Thieves wreck lives too. Not just violence. In fact, chronic runaway theft can make life hardly worth living.

Foco Rigido

Great day for law-abiding Tennessean’s! Congratulations!

Considerthis

Property crimes can be ” Gateway Crimes ”
When a lawbreaker gets away with committing property crimes it emboldens them to experiment with other types of crime.
There are cases of criminals graduating from Breaking and Entering to
becoming Serial Killers.
Treating property crimes much more harshly will cause an overall reduction in crime.

Context Warrior

This law doesn’t really change responding with deadly force against acts creating the reasonable belief of an imminent threat of serious physical injury or death to self or others. Armed robbery, rape, burglary of an occupied dwelling, arson, etc., is all about protecting from being physically injured. A big change is shooting to protect animals. It’s not open season on criminals. Citizens still have to justify a reasonable fear of extreme violence.

The Davidtollah

Well, that accomplished nearly nothing, if anything at all. You have a right to defend your property. This bill only acknowledges that you can’t be prevented from protecting it if in doing so you’d be exposed to a threat to your life or limb, which is a circumstance in which you’ve always been able to use lethal force to protect yourself (while doing what you’ve always had a right to do – protect your property with less-than-lethal force). This law would only have acknowledged the right to use lethal force to defend property if it allowed lethal force ab initio,… Read more »
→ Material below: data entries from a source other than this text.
# vibhatha/cylon

Hardware: AMD Instinct MI355X
Metric: rows/sec distributed inner-join, 1B×1B int64 keys, at 1/2/4/8 MI355X (higher is better)
Workload: dtype int64 keys / float64 payload; 1 GPU; model=distributed inner join (hash), int64 key + 3 float64 cols, global_batch=1000000000, seq_len=4, parallelism=dp1 (local join), rows_per_relation=1000000000, output_rows=1010151446, key_range=990000000

## Files before the change

cylon_amd/csrc/cylon/kernels/kernel_decls.inc:

```
void row_partition_hash(const ColView *cols, int ncols, int64_t n, uint32_t *h, void *stream);
void hash_to_partition(const uint32_t *h, int64_t n, uint32_t nparts, uint32_t *pid,
                       int64_t *counts, void *stream);
int64_t partition_positions_workspace(int64_t n, uint32_t nparts);
void partition_positions(const uint32_t *pid, int64_t n, uint32_t nparts, int64_t *block_hist,
                         int64_t *pos, int64_t *counts, void *stream);
void scatter_columns(const ColView *in, const MutColView *out, int ncols, const int64_t *pos,
                     int64_t n, void *stream);
void scatter_var_lengths(const ColView &in, const int64_t *pos, int64_t n, int64_t *out_lens
                            , void *stream);
void scatter_var_bytes(const ColView &in, const int64_t *pos, int64_t n,
                       const int64_t *out_offsets, uint8_t *out_bytes, uint8_t *out_valid
                          , void *stream);
void gather_columns(const ColView *in, const MutColView *out, int ncols, const int64_t *idx,
                    int64_t m, void *stream);
void str_to_i64(const ColView &c, int64_t n, int64_t *out, uint8_t *ok, void *stream);
void str_to_f64(const ColView &c, int64_t n, double *out, uint8_t *ok, void *stream);
void i64_to_str_lengths(const int64_t *v, const uint8_t *valid, int64_t n, int64_t *lens, void *stream);
void i64_to_str_write(const int64_t *v, const uint8_t *valid, int64_t n, const int64_t *offs, uint8_t *bytes,
                      void *stream);
void select_var_lengths(const ColView &a, const ColView &b, int b_bcast, const uint8_t *cond, int64_t n,
                        int64_t *out_lens, void *stream);
void select_var_bytes(const ColView &a, const ColView &b, int b_bcast, const uint8_t *cond, int64_t n,
                      const int64_t *out_offsets, uint8_t *out_bytes, uint8_t *out_valid, void *stream);
void gather_var_lengths(const ColView &in, const int64_t *idx, int64_t m, int64_t *out_lens
// ... 106 lines not shown
                    uint64_t *hash = nullptr, bool inv = false);
void words_to_bytes(const int64_t *const *words, int64_t n, int L, uint8_t *bytes, void *stream,
                    const uint64_t *hash = nullptr);
void words_mismatch(const int64_t *const *a, const int64_t *const *b, int W, const uint8_t *va, const uint8_t *vb,
                    int64_t n, uint8_t *bad, int64_t *nbad, void *stream);
void var_to_words(const uint8_t *bytes, const int64_t *offs, int64_t n, int W, int64_t *const *words,
                  uint64_t *hash, int64_t *lens, uint64_t *h2, void *stream, bool text = false,
                  unsigned int *nul = nullptr);
void padded_text_lens(const int64_t *const *words, const uint64_t *hash, int64_t n, int W, int64_t *lens,
                      void *stream);
void words_to_var(const int64_t *const *words, const uint64_t *hash, const int64_t *lens, const int64_t *out_offs,
                  int64_t n, int W, uint8_t *bytes, void *stream, bool text = false);
void var_hash2(const uint8_t *bytes, const int64_t *offs, int64_t n, uint64_t *h1, uint64_t *h2, void *stream,
               bool pack_row = false);
void radix_part_sample(const int64_t *keys, int64_t n, int bits, int64_t stride, uint32_t *hist,
                       const NarrowKeys *nk, void *stream);
void radix_sort_msd_first_pass(const int64_t *keys, int64_t n, int hr, int db1, int db2, uint64_t key_xor,
                               uint64_t sub, int64_t *out, int64_t slot, int64_t *ws, int64_t *counts,
                               unsigned int *overflow, void *stream);
void radix_sort_msd_second_pass(const int64_t *images, int64_t n, int hr, int db1, int db2, uint64_t sub,
                                const int64_t *first_ws, const int64_t *first_counts, int64_t first_slot, int64_t *out,
                                int64_t slot, int64_t *ws, int64_t *counts, unsigned int *overflow, void *stream);
int64_t seg_sort_capacity();
void seg_sort_local(const int64_t *in, const int64_t *counts, int64_t slot, int64_t nparts, const int64_t *out_offs,
                    uint64_t sub, int local_bits, uint64_t out_xor, int64_t *out, void *stream);
void radix_range_rows_pass(const int64_t *keys, int64_t n, uint64_t flip, uint64_t mn, int rshift, int shift,
                           int digit_bits, const uint8_t *const *in, uint8_t *const *out, const int *widths, int ncols,
                           int64_t *ws, void *stream);
void radix_range_part_offsets(const int64_t *keys, int64_t n, uint64_t flip, uint64_t mn, int rshift, int bits,
                              int64_t *offs, void *stream);
int64_t range_join_max_rows();
int range_join_max_shift();
void range_join_count(const int64_t *lkeys, const int64_t *loffs, const int64_t *rkeys, const int64_t *roffs,
                      int64_t nparts, uint64_t flip, uint64_t mn, int rshift, int64_t *counts, int *overflow,
                      void *stream);
void range_join_write(const int64_t *lkeys, const int64_t *loffs, const int64_t *rkeys, const int64_t *roffs,
                      int64_t nparts, uint64_t flip, uint64_t mn, int rshift, const int64_t *out_offs,
                      const uint8_t *const *lin, uint8_t *const *lout, const int *lw, int nlc,
                      const uint8_t *const *rin, uint8_t *const *rout, const int *rw, int nrc, void *stream);
int64_t radix_join_capacity(const int *widths, const uint8_t *const *in, int n, bool match_flags = false, int key_bytes = 8);
constexpr int kRJItemWords = 5;
constexpr int kRJItemPDefer = 1, kRJItemBDefer = 2, kRJItemPEmit = 4, kRJItemBEmit = 8;
struct RJSplit {
  const int64_t *items = nullptr;
  int64_t nitems = 0;
  const uint8_t *skip = nullptr;
  uint8_t *gprobe = nullptr;
  uint8_t *gbuild = nullptr;
};
void radix_join_count(const int64_t *pkeys, const int64_t *poffs, const int64_t *bkeys, const int64_t *boffs,
                      int64_t nparts, int64_t cap, int64_t *counts, int *overflow, void *stream, int64_t pstride = 1,
                      int outer = 0, int64_t pslot = 0, int64_t bslot = 0, const RJSplit *split = nullptr,
                      const int64_t *narrow_base = nullptr);
void radix_join_write(const int64_t *pkeys, const int64_t *poffs, const int64_t *bkeys, const int64_t *boffs,
                      int64_t nparts, int64_t cap, const int64_t *out_offs, const uint8_t *const *pin,
                      uint8_t *const *pout, const int *pw, int npc, const uint8_t *const *bin, uint8_t *const *bout,
                      const int *bw, int nbc, void *stream, int64_t *cursor = nullptr, int64_t out_cap = 0,
                      int *overflow = nullptr, int pkey = -1, int outer = 0, uint8_t *ppres = nullptr,
                      uint8_t *bpres = nullptr, int64_t pslot = 0, int64_t bslot = 0, const RJSplit *split = nullptr,
                      const int64_t *narrow_base = nullptr);
int64_t distinct_estimate_workspace();
double distinct_estimate(const int64_t *keys, int64_t n, uint32_t *regs, void *stream);
int64_t radix_groupby_slots(int nacc);
int radix_groupby_planes(int nacc);
void radix_groupby_agg(const int64_t *keys, const int64_t *offs, int64_t nparts, const RGAccDesc *acc, int nacc,
                       int64_t *okeys, uint64_t *oacc, int64_t n, int64_t *gcount, int *overflow, void *stream);
int64_t radix_quantile_capacity();
void radix_groupby_quantile(const int64_t *keys, const uint8_t *vals, int vwidth, int vkind, const uint8_t *valid,
                            const int64_t *offs, int64_t nparts, int bits, double q, int64_t *okeys, uint64_t *oq,
                            uint64_t *ovalid, int64_t *gcount, int *overflow, void *stream, uint64_t *fused = nullptr,
                            int64_t n = 0);
void radix_groupby_pack(const int64_t *offs, const int64_t *goff, int64_t nparts, const int64_t *okeys,
                        const uint64_t *oacc, int64_t n, int nacc, int64_t *keys_out, uint64_t *acc_out,
                        int64_t ngroups, void *stream);
void radix_sort_rows_pass(const int64_t *keys, int64_t n, int shift, int digit_bits, const uint8_t *const *in,
                          uint8_t *const *out, const int *widths, int ncols, int64_t *ws, void *stream,
                          uint64_t key_xor, uint64_t digit_flip = 0, bool tiles_prescanned = false,
                          const uint16_t *nd_in = nullptr, uint16_t *nd_out = nullptr, int nd_shift = 0,
                          int nd_bits = 0, uint64_t sub = 0, const SortLbArgs *lb = nullptr);
bool radix_sort_lb_eligible(int64_t n, int ncols, const int *widths, const int *dbits, int npass, void *stream);
int64_t radix_sort_lb_workspace(int64_t n);
SortLbArgs radix_sort_lb_args(int64_t *ws, int64_t n, int pass, int npass, void *stream);
bool radix_sort_lb_failed(const int64_t *ws, void *stream);
int64_t radix_sort_prehist_workspace(int64_t n);
uint64_t radix_sort_prehist(const int64_t *keys, int64_t n, uint64_t flip, int64_t *pre_ws, void *stream,
                            uint64_t *img_min = nullptr, uint64_t *img_max = nullptr);
void radix_sort_prehist_fold(const int64_t *pre_ws, int64_t n, int db, int64_t *ws, void *stream, uint64_t sub = 0);
uint64_t varying_bits(const uint64_t *keys, int64_t n, int64_t *ws2, void *stream);
uint64_t sort_keys_varying_bits(const ColView &col, int64_t n, bool desc, uint64_t *out, int64_t *ws2, void *stream);
void setop_row_hash_tiles(const ColView *lcols, const ColView *rcols, int ncols, int64_t nl, int64_t n, uint64_t *h,
                          int bits, int digit_bits, uint16_t *th, void *colsets, void *stream);
int64_t setop_colsets_bytes();
int64_t setop_rows_per_part();
void setop_dedup(const uint64_t *ph, const int64_t *prow, const int64_t *offs, int64_t nparts, int64_t nl, int op,
                 bool keep_last, const ColView *lcols, const ColView *rcols, int ncols, uint8_t *mask, int64_t *exc,
                 int *bad, void *stream);
int64_t semi_join_capacity();
int64_t semi_join_slice_rows();
void semi_join_mark(const int64_t *rkeys, const int64_t *roffs, const int64_t *lkeys, const int64_t *lrow,
                    const int64_t *loffs, int64_t nparts, int anti, uint8_t *mask, int64_t *matched, int *overflow,
                    const int64_t *ipart, const int64_t *islice, int64_t nitems, int64_t *dkeys, int64_t *dmeta,
                    void *stream);
int topk_digit_bits();
int64_t topk_state_words();
int64_t topk_workspace();
void topk_scan(const ColView &col, int64_t n, bool desc, int64_t *ws, void *stream);
void topk_start(int64_t *ws, int64_t k, int ihi, int rhi, void *stream);
void topk_hist(const ColView &col, int64_t n, bool desc, int64_t *ws, int src, int db, void *stream);
void topk_pick(int64_t *ws, int src, int db, void *stream);
void topk_collect(const ColView &col, int64_t n, bool desc, int64_t *ws, uint64_t *sure_img, int64_t *sure_row,
                  int64_t sure_cap, uint64_t *cand_img, int64_t *cand_row, int64_t cand_cap, void *stream);
void narrow_i64(const int64_t *in, int64_t n, int64_t base, uint32_t *out, void *stream);
void widen_u32(const uint32_t *in, int64_t n, int64_t base, int64_t *out, void *stream);
// ... 90 lines not shown
```
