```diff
@@ -196,8 +180,8 @@
     T = idx_base[NC];
     if (T == 0) return;
 
-#pragma unroll
-    for (int q = 0; q < KPT; q++)
+#pragma unroll 1
+    for (int q = T >> 8; q < KPT; q++)
         if ((int)t + 256 * q >= T) {
             tab_pos[256 * q + t] = 31u | (31u << 5);
             tab_mu[256 * q + t] = 0.0f;
@@ -206,27 +190,31 @@
     const unsigned e0 = (unsigned)a.ovl - 1u;
 #pragma unroll
     for (int part = 0; part < NC; part++) {
-        const RunLds *rs = runs + rbase[part];
+        const GenRun *rs = runs + rbase[part];
         const int ns = nsg[part];
-        const unsigned off32 = (unsigned)(cc[part].in_off * U - Plo);
         int lu = run_lo[part];
         if (lu > ns - 1) lu = ns - 1;
 #pragma unroll 1
         for (int c = (int)w; 64 * c < n_part[part]; c += 4) {
-            const int kk0 = k_lo[part] + 64 * c;
-            while (lu + 1 < ns && __builtin_amdgcn_readfirstlane(rs[lu].k0 + rs[lu].count) <= kk0) lu++;
+            const int kk0 = k_lo[part] + 64 * c, kk = kk0 + (int)lane;
+            int l = lu;
+            for (int r0 = lu + 1;; r0 += 64) {
+                const int r = r0 + (int)lane;
+                const int kr = rs[r < ns ? r : ns - 1].k0;
+                const int kn = r < ns ? kr : 0x7fffffff;
+                const int nb = __popcll(__ballot(kn <= kk0)), nin = __popcll(__ballot(kn <= kk0 + 63));
+                l += nb;
+                for (int x = nb; x < nin; x++) l += kk >= __builtin_amdgcn_readlane(kn, x) ? 1 : 0;
+                lu += nb;
+                if (nin < 64) break;
+            }
             const int i_part = 64 * c + (int)lane;
             if (i_part < n_part[part]) {
-                const int kk = kk0 + (int)lane;
-                int l = lu;
-                while (rs[l].k0 + rs[l].count <= kk) l++;
-                const RunLds g = rs[l];
-                const double tt = g.t0 + (double)(kk - g.k0) * (double)g.d;
-                const double fl = floor(tt);
-                const float mu = (float)(tt - fl);
-                const unsigned pl = off32 + (unsigned)(int)fl;
+                unsigned pl;
+                float mu;
+                gen_run_at(rs[l], kk, &pl, &mu);
                 unsigned n = Uu > 1u ? __umulhi(pl, Minv) : pl;
-                const unsigned ph = pl - n * Uu;
+                const unsigned ph = pl - __umul24(n, Uu);
                 unsigned half = 0u;
                 if (REAL && n >= (unsigned)A) {
                     n -= (unsigned)A;
@@ -346,24 +334,43 @@
         lds_barrier();
         const unsigned ju = (unsigned)j;
         const char *lb = reinterpret_cast<const char *>(lds);
-#pragma unroll
-        for (int q = 0; q < KPT; q++) {
-            const unsigned pw = tab_pos[256 * q + t];
-            const float mu_q = tab_mu[256 * q + t];
-            const float w0 = (pw & 31u) == ju ? 1.0f - mu_q : 0.0f;
-            const float w1 = ((pw >> 5) & 31u) == ju ? mu_q : 0.0f;
-            if constexpr (!REAL) {
-                const unsigned a0 = pw >> 16;
-                const v2f s0 = *reinterpret_cast<const v2f *>(lb + a0);
-                const v2f s1 = *reinterpret_cast<const v2f *>(lb + a0 + (((pw >> 10) & 31u) << 3));
-                acc[q] = __builtin_elementwise_fma((v2f){w0, w0}, s0, acc[q]);
-                acc[q] = __builtin_elementwise_fma((v2f){w1, w1}, s1, acc[q]);
-            } else {
-                const unsigned a0 = (pw >> 16) + ((pw >> 13) & 4u);
-                const float s0 = *reinterpret_cast<const float *>(lb + a0);
-                const float s1 = *reinterpret_cast<const float *>(lb + a0 + (((pw >> 10) & 31u) << 3));
-                acc[q] = __builtin_fmaf(w0, s0, acc[q]);
-                acc[q] = __builtin_fmaf(w1, s1, acc[q]);
+        if (U == 1) {
+#pragma unroll
+            for (int q = 0; q < KPT; q++) {
+                const unsigned pw = tab_pos[256 * q + t];
+                const float mu_q = tab_mu[256 * q + t];
+                const float w0 = (pw & 31u) == ju ? 1.0f - mu_q : 0.0f;
+                const float w1 = ((pw >> 5) & 31u) == ju ? mu_q : 0.0f;
+                if constexpr (!REAL) {
+                    const unsigned a0 = pw >> 16;
+                    const v2f s0 = *reinterpret_cast<const v2f *>(lb + a0);
+                    const v2f s1 = *reinterpret_cast<const v2f *>(lb + a0 + (((pw >> 10) & 31u) << 3));
+                    acc[q] = __builtin_elementwise_fma((v2f){w0, w0}, s0, acc[q]);
+                    acc[q] = __builtin_elementwise_fma((v2f){w1, w1}, s1, acc[q]);
+                } else {
+                    const unsigned a0 = (pw >> 16) + ((pw >> 13) & 4u);
+                    const float s0 = *reinterpret_cast<const float *>(lb + a0);
+                    const float s1 = *reinterpret_cast<const float *>(lb + a0 + (((pw >> 10) & 31u) << 3));
+                    acc[q] = __builtin_fmaf(w0, s0, acc[q]);
+                    acc[q] = __builtin_fmaf(w1, s1, acc[q]);
+                }
+            }
+        } else {
+#pragma unroll
+            for (int q = 0; q < KPT; q++) {
+                const unsigned pw = tab_pos[256 * q + t];
+                const float mu_q = tab_mu[256 * q + t];
+                const bool second = ((pw >> 5) & 31u) == ju;
+                const float wt = (pw & 31u) == ju ? 1.0f - mu_q : (second ? mu_q : 0.0f);
+                unsigned a0 = (pw >> 16) + (second ? ((pw >> 10) & 31u) << 3 : 0u);
+                if constexpr (!REAL) {
+                    const v2f sj = *reinterpret_cast<const v2f *>(lb + a0);
+                    acc[q] = __builtin_elementwise_fma((v2f){wt, wt}, sj, acc[q]);
+                } else {
+                    a0 += (pw >> 13) & 4u;
+                    const float sj = *reinterpret_cast<const float *>(lb + a0);
+                    acc[q] = __builtin_fmaf(wt, sj, acc[q]);
+                }
             }
         }
     }
```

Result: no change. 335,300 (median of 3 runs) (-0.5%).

Last edited 16 days ago by The Davidtollah
Wild Bill

Tennessee became a state on June 1, 1796. Tennessee was the 16th state admitted to the United States. The region was initially part of North Carolina and later the Southwest Territory before achieving statehood. The admission marked a significant step in the westward expansion of the United States. Tennessee earned the nickname “The Volunteer State” due to its citizens’ readiness to serve in military conflicts, notably during the War of 1812 and the Mexican-American War.

Get Out

IMO, in the event you need to confront an intruder or someone stealing from your shed, have a video camera to record the incident. Might help in cutting down the BS red tape should you be required to defend self as well.

DudeMan

The sponsors of this bill just had to add “… cruelty to animals”. So under this law someone throwing a shoe at a dog shitting on their lawn could be gunned down ? Why does everything associated with emotionality, ie “Awwww, poor doggie”, have to go too fkn far, and give more protection to dogs than the unborn have.